10 Tips for Improving Your Email Management

Do you ever get to the end of the day and feel like you’re no further forward than when you started? Email can be a major culprit in stealing our focus and distracting us from the work that really matters. In fact, frightening statistics produced by Carleton University reveal that people spend a third of their time at work reading and answering emails, and that many of these are neither urgent or important.

Like it or loathe it, though, email is an integral part of business life and not something we can live without. What you can do, however, is boost your productivity and avoid the stressful feelings associated with email overload, using these 10 tips to help you better manage your inbox.

1.  Make a date with your messages

It can be tempting to check your emails every time a notification appears, but doing so disrupts your workflow and breaks your concentration. A more effective alternative is to turn off all notifications and set a specific time to read and respond to emails as a batch. Depending on what suits your work style, you could do this once a day, or once in the morning and then again just before the end of the day.

2. Adopt the two-minute rule

If you must check your email more frequently than once or twice per day, set yourself a rule that if an email is going to take longer than two minutes to read and respond to, you will put it aside and come back to it later. Doing this prevents your inbox from becoming too full, while not disrupting your concentration for long periods of time.

3. Hit snooze

When you are expecting more than one email in relation to a particular topic, for example, contributions to a document or project, you may want to batch them and work on them altogether at a particular time. Some email clients give you the option to snooze an email until you want it to reappear in your inbox.

This is also useful for emails where you cannot respond straight away, perhaps because you need to research the answer. Snoozing emails avoids the physical and mental clutter of an inbox full of emails that cannot be dealt with.

4. Don’t reply to everything

Not every email requires or deserves a response, especially when you have colleagues who overuse the CC or BCC options on emails that are not relevant to you. Assess whether a reply is really necessary, and whether the benefit of replying outweighs the cost of the time spent writing it. For emails that require a response but are not urgent, create a folder and set aside time to clear it every few days.

5. Consolidate newsletters and subscriptions

If you find yourself inundated with newsletters and promotional emails, have a purge and ruthlessly unsubscribe from anything you haven’t opened in a while. If you decide you want to keep receiving particular emails, use a plugin such as Unroll.me to consolidate them into one folder, and read them at a specific time, rather than ad hoc as they come through. This will prevent losing focus on more important work.

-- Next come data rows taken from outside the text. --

@@ -1076,6 +1105,23 @@
             for (const auto &kv : blk_ahead) sc.put("  HT%u = ~0ULL;\n", kv.second);
             if (!blk_ahead.empty()) sc.put("%s%u_L: ;\n", SB.c_str(), h0);
         }
+        const std::map<uint32_t, StretchSite> *stretch = nullptr;
+        std::map<uint32_t, uint32_t> st_site;
+        if (!oddon && !cur_odd && stretch_at.count(h0)) {
+            uint32_t ns = n_sites;
+            bool all = true;
+            for (uint32_t i = 0; i < n; i++) {
+                std::string e;
+                uint32_t sz;
+                int sx;
+                const char *cond;
+                if (classify(pre[insts[i]], e, sz, sx, cond) != C_LOAD) continue;
+                if (ns < kSiteCaches) st_site[i] = ns++;
+                else all = false;
+            }
+            if (all) stretch = &stretch_at[h0];
+        }
+        if (stretch) sc.put("%s%u_K: ;\n", SB.c_str(), h0);
         if (!cur_odd && S.headers.count(h0)) {
             std::string rw_, rs_, rc_;
             for (uint32_t x : leaders) {
@@ -1113,6 +1159,21 @@
         so_.put(" | SDIRTY(%uu, %uu)) { spc = %s; goto S_out; }\n", (uint32_t)(blo - text_lo),
                 (uint32_t)(bhi - text_lo), P0.c_str());
         if (!oddon && is_cp(h0)) sc.put("  if (SOVER(%uu)) { spc = %s; bst = 1u; goto S_out; }\n", run_len[h0], P0.c_str());
+        if (stretch) {
+            if (run_len[h0] > n) sc.put("  k_ = (brem - %uu) / %uu;\n", run_len[h0] - n, n);
+            else sc.put("  k_ = brem / %uu;\n", n);
+            for (const auto &kv : *stretch) {
+                const StretchSite &t = kv.second;
+                const uint32_t site = st_site[kv.first];
+                if (t.walk)
+                    sc.put("  k_ = SMINU(k_, SWALK(%u, X%u + (uint64_t)(int64_t)%lldLL, %d, %uu, %d));\n", site, t.reg,
+                           (long long)t.off, t.step, t.size, pre[insts[kv.first]].rd ? 1 : 0);
+                else
+                    sc.put("  if (!SBOUND(%u, X%u, %lldLL, %lldLL)) k_ = 0u;\n", site, t.reg, (long long)t.off,
+                           (long long)(t.off + t.span + t.size));
+            }
+            sc.put("  if (SHOT(k_ >= 2u)) goto T_%u;\n", h0);
+        }
         uint32_t k_st = 0, k_xt = 0, k_fb = 0, k_db = 0;
         auto commit = [&](uint32_t st, uint32_t xt, uint32_t fb, uint32_t db) {
             if (!st) return std::string();
@@ -1170,6 +1231,11 @@
                         if (S.chain.count(h0) && n_sites < kSiteCaches) {
                             const uint32_t i = n_sites++;
                             sc_site = (int)i;
+                            if (stretch && st_site.at(i_inst) != i) {
+                                fprintf(stderr, "fi_translate: stretch site caches out of order at pc 0x%llx\n",
+                                        (unsigned long long)pc);
+                                abort();
+                            }
                             const std::string drop = blk_ahead.count(i_inst) ? sfmt("HT%u = ~0ULL; ", i) : std::string();
                             sc.put("  { uint8_t *p_; bool pv_; const uint64_t ea_ = %s + %s, vp_ = ea_ >> 12;\n"
                                    "    if (%s(vp_ != CV%u)) { const uint64_t e_ = tlb_find(m, vp_); if (SCOND(!e_)) %s "
@@ -1310,6 +1376,54 @@
             for (size_t at = sc.out.find(from, sc_at); at != std::string::npos; at = sc.out.find(from, at + to.size()))
                 sc.out.replace(at, from.size(), to);
         }
+        if (stretch) {
+            sc.put("T_%u: { // stretch of pc 0x%llx, %u insts a pass\n  ks_ = k_;\n", h0, (unsigned long long)pc0, n);
+            for (const auto &kv : *stretch) {
+                const StretchSite &t = kv.second;
+                if (!t.walk || !pre[insts[kv.first]].rd) continue;
+                sc.put("  WV%u = *(const g_%s *)SC_PTR(%u, X%u + (uint64_t)(int64_t)%lldLL);\n"
+                       "  WP%u = SC_BASE(%u) + (uint64_t)(int64_t)%lldLL; SOPAQUE(WP%u);\n", st_site[kv.first],
+                       gtype(t.size), st_site[kv.first], t.reg, (long long)t.off, st_site[kv.first], st_site[kv.first],
+                       (long long)pre[insts[kv.first]].imm + t.step, st_site[kv.first]);
+                stretch_held[st_site[kv.first]] = t.size;
+            }
+            sc.put("T_%u_P: ;\n", h0);
+            for (uint32_t i = 0; i < n; i++) {
+                const PreInst &p = pre[insts[i]];
+                const uint64_t pc = g.pc_of(insts[i]);
+                std::string e;
+                uint32_t sz;
+                int sx;
+                const char *cond;
+                const Cls k = classify(p, e, sz, sx, cond);
+                const std::string A = Gen::R(p.rs1), B = Gen::R(p.rs2);
+                char immb[48];
+                snprintf(immb, sizeof immb, "((uint64_t)(int64_t)%dLL)", p.imm);
+                if (k == C_ALU && p.rd) sc.put("  SX(%u, %s);\n", p.rd, subst(e, A, B, immb, hex(pc)).c_str());
+                if (k == C_LOAD && p.rd) {
+                    const StretchSite &t = stretch->at(i);
+                    const uint32_t site = st_site[i];
+                    if (t.walk)
+                        sc.put("  v_ = WV%u; WV%u = *(const g_%s *)(uintptr_t)(WP%u + %s);\n", site, site, gtype(sz), site,
+                               A.c_str());
+                    else
+                        sc.put("  v_ = *(const g_%s *)SC_PTR(%u, %s + %s);\n", gtype(sz), site, A.c_str(), immb);
+                    if (sx) sc.put("  X%u = (uint64_t)(int64_t)(int%d_t)v_;\n", p.rd, sx);
+                    else sc.put("  X%u = v_;\n", p.rd);
+                }
+                if (k == C_BR) {
+                    std::string keep;
+                    for (const auto &kv : *stretch)
+                        if (kv.second.walk && pre[insts[kv.first]].rd) keep += sfmt("SKEEP(WV%u); ", st_site[kv.first]);
+                    const std::string done = keep + sfmt("SADD(%uu * d_); ", k_st) + (k_xt ? sfmt("xt += %uu * d_; ", k_xt) : "") +
+                                             (k_fb ? sfmt("fb += %uu * d_; ", k_fb) : "") +
+                                             (k_db ? sfmt("db += %uu * d_; ", k_db) : "");
+                    sc.put("  k_ -= 1u;\n  if (SCOND(!(%s))) { d_ = ks_ - k_; %s%s }\n", subst(cond, A, B, immb, hex(pc)).c_str(),
+                           done.c_str(), sgo(h0, pc + p.len).c_str());
+                    sc.put("  if (SHOT(k_ != 0u)) goto T_%u_P;\n  d_ = ks_; %sgoto %s%u_K;\n}\n", h0, done.c_str(), SB.c_str(), h0);
+                }
+            }
+        }
         if (cur_odd) g.out.swap(g_keep);
     }
     if (oddon) g.out.swap(g_mode);
@@ -1324,6 +1438,8 @@
     for (uint32_t i = 0; i < kSiteCaches; i++) sc_head += sfmt("  uint64_t CV%u, CP%u; uint32_t CQ%u;\n", i, i, i);
     for (const auto &kv : ahead_sites)
         sc_head += sfmt("  %s HV%u; uint64_t HT%u;\n", kv.second == 8 ? "uint64_t" : "uint32_t", kv.first, kv.first);
+    for (uint32_t i = 0; i < kSiteCaches; i++)
+        if (stretch_held.count(i)) sc_head += sfmt("  %s WV%u; uint64_t WP%u;\n", stretch_held[i] == 8 ? "uint64_t" : "uint32_t", i, i);
     sc_head += "S_entry:\n";
     for (uint32_t i = 0; i < kSiteCaches; i++) sc_head += sfmt("  CV%u = ~0ULL; CP%u = 0; CQ%u = 0;\n", i, i, i);
     sc_head += "  goto S_dispatch;\n";
diff --git a/shrewd_amd/csrc/hip/fi_trial.hip b/shrewd_amd/csrc/hip/fi_trial.hip
--- a/shrewd_amd/csrc/hip/fi_trial.hip
+++ b/shrewd_amd/csrc/hip/fi_trial.hip
@@ -1340,9 +1340,10 @@
     uint8_t *p_;                                                                         \
     bool pv_, ok_, c_, chg_;                                                             \
     uint64_t v_, ea_, vp_, e_, t_, t0_, tk_, off_;                                       \
-    uint32_t cs_, mm_;                                                                   \
+    uint32_t cs_, mm_, k_, ks_, d_;                                                      \
     (void)p_; (void)pv_; (void)ok_; (void)c_; (void)chg_; (void)v_; (void)ea_; (void)vp_; \
-    (void)e_; (void)t_; (void)t0_; (void)tk_; (void)off_; (void)cs_; (void)mm_
+    (void)e_; (void)t_; (void)t0_; (void)tk_; (void)off_; (void)cs_; (void)mm_; (void)k_; \
+    (void)ks_; (void)d_
 #define ETGT_OPAQUE() __asm__ volatile("" : "+s"(eon))
 
 struct TextRef { const PreInst *pre; uint32_t lo, hi, bytes; uint64_t clo, chi; };
@@ -1604,6 +1605,17 @@
 }
 
 #ifdef FI_TX
+__device__ __forceinline__ uint32_t tx_walk_room(uint64_t ea, uint64_t cv, int c, uint32_t size, bool held) {
+    const uint32_t off = (uint32_t)ea & 4095u;
+    if ((ea >> 12) != cv || off > 4096u - size) return 0u;
+    const uint32_t more = c > 0 ? (4096u - size - off) / (uint32_t)c : off / (uint32_t)-c;
+    return held ? more : more + 1u;
+}
+__device__ __forceinline__ bool tx_bound_fits(uint64_t base, uint64_t cv, int64_t lo, int64_t end) {
+    const int64_t off = (int64_t)(base & 4095u);
+    return (base >> 12) == cv && off + lo >= 0 && off + end <= 4096;
+}
+
 __device__ __noinline__ void solo_tx_clean_run(KCtx *CX, lds_u64 *R, lds_mem *mp, lds_io *io) {
     CX = (KCtx *)(uintptr_t)uni64((uint64_t)(uintptr_t)CX);
     R = (lds_u64 *)(uintptr_t)(uint32_t)__builtin_amdgcn_readfirstlane((int)(uint32_t)(uintptr_t)R);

6. Use a more appropriate alternative

Email isn’t always the most effective or efficient way of asking a question or communicating a message. Consider whether using the phone, setting up a Skype meeting or a good old fashioned face-to-face conversation might be more productive than sending an email. Not only does this lessen the chance of miscommunication, but it also vastly reduces the number of emails ping-ponging back and forth to achieve the same end. Similarly, don’t be afraid to reply with a phone call, just because the original question was asked via email.

7. Organize your inbox

Keeping on top of emails and retrieving old messages is significantly easier when your inbox is well organized. Use a system of folders, or labels if you’re using Gmail, to categorize your mail using a hierarchical structure. Create broad high-level categories, followed by more specific subcategories. Don’t forget you can still delete anything you won’t need at a later date to reduce clutter further still.

8. Set some rules

Most email clients allow you to set rules or filters that automatically send your emails to the folder most relevant to them. This can greatly reduce the amount of time you have to spend processing emails and helps keep your inbox organized. Check out how the corporations do the proper email management in this great article on Mailbird.com.

9. Design templates

Have a quick look through your sent items and highlight any areas where you often send similarly worded emails. Use these to create templates that allow you to make small changes and reuse the same email, rather than typing the whole thing out again.

10. Have a time limit

Even if you adopt the practice of only processing your email at set times of the day, give yourself an overall limit for the amount of time you spend in your inbox. Doing this will ensure that you prioritize the most important emails, while also keeping your answers as brief as possible.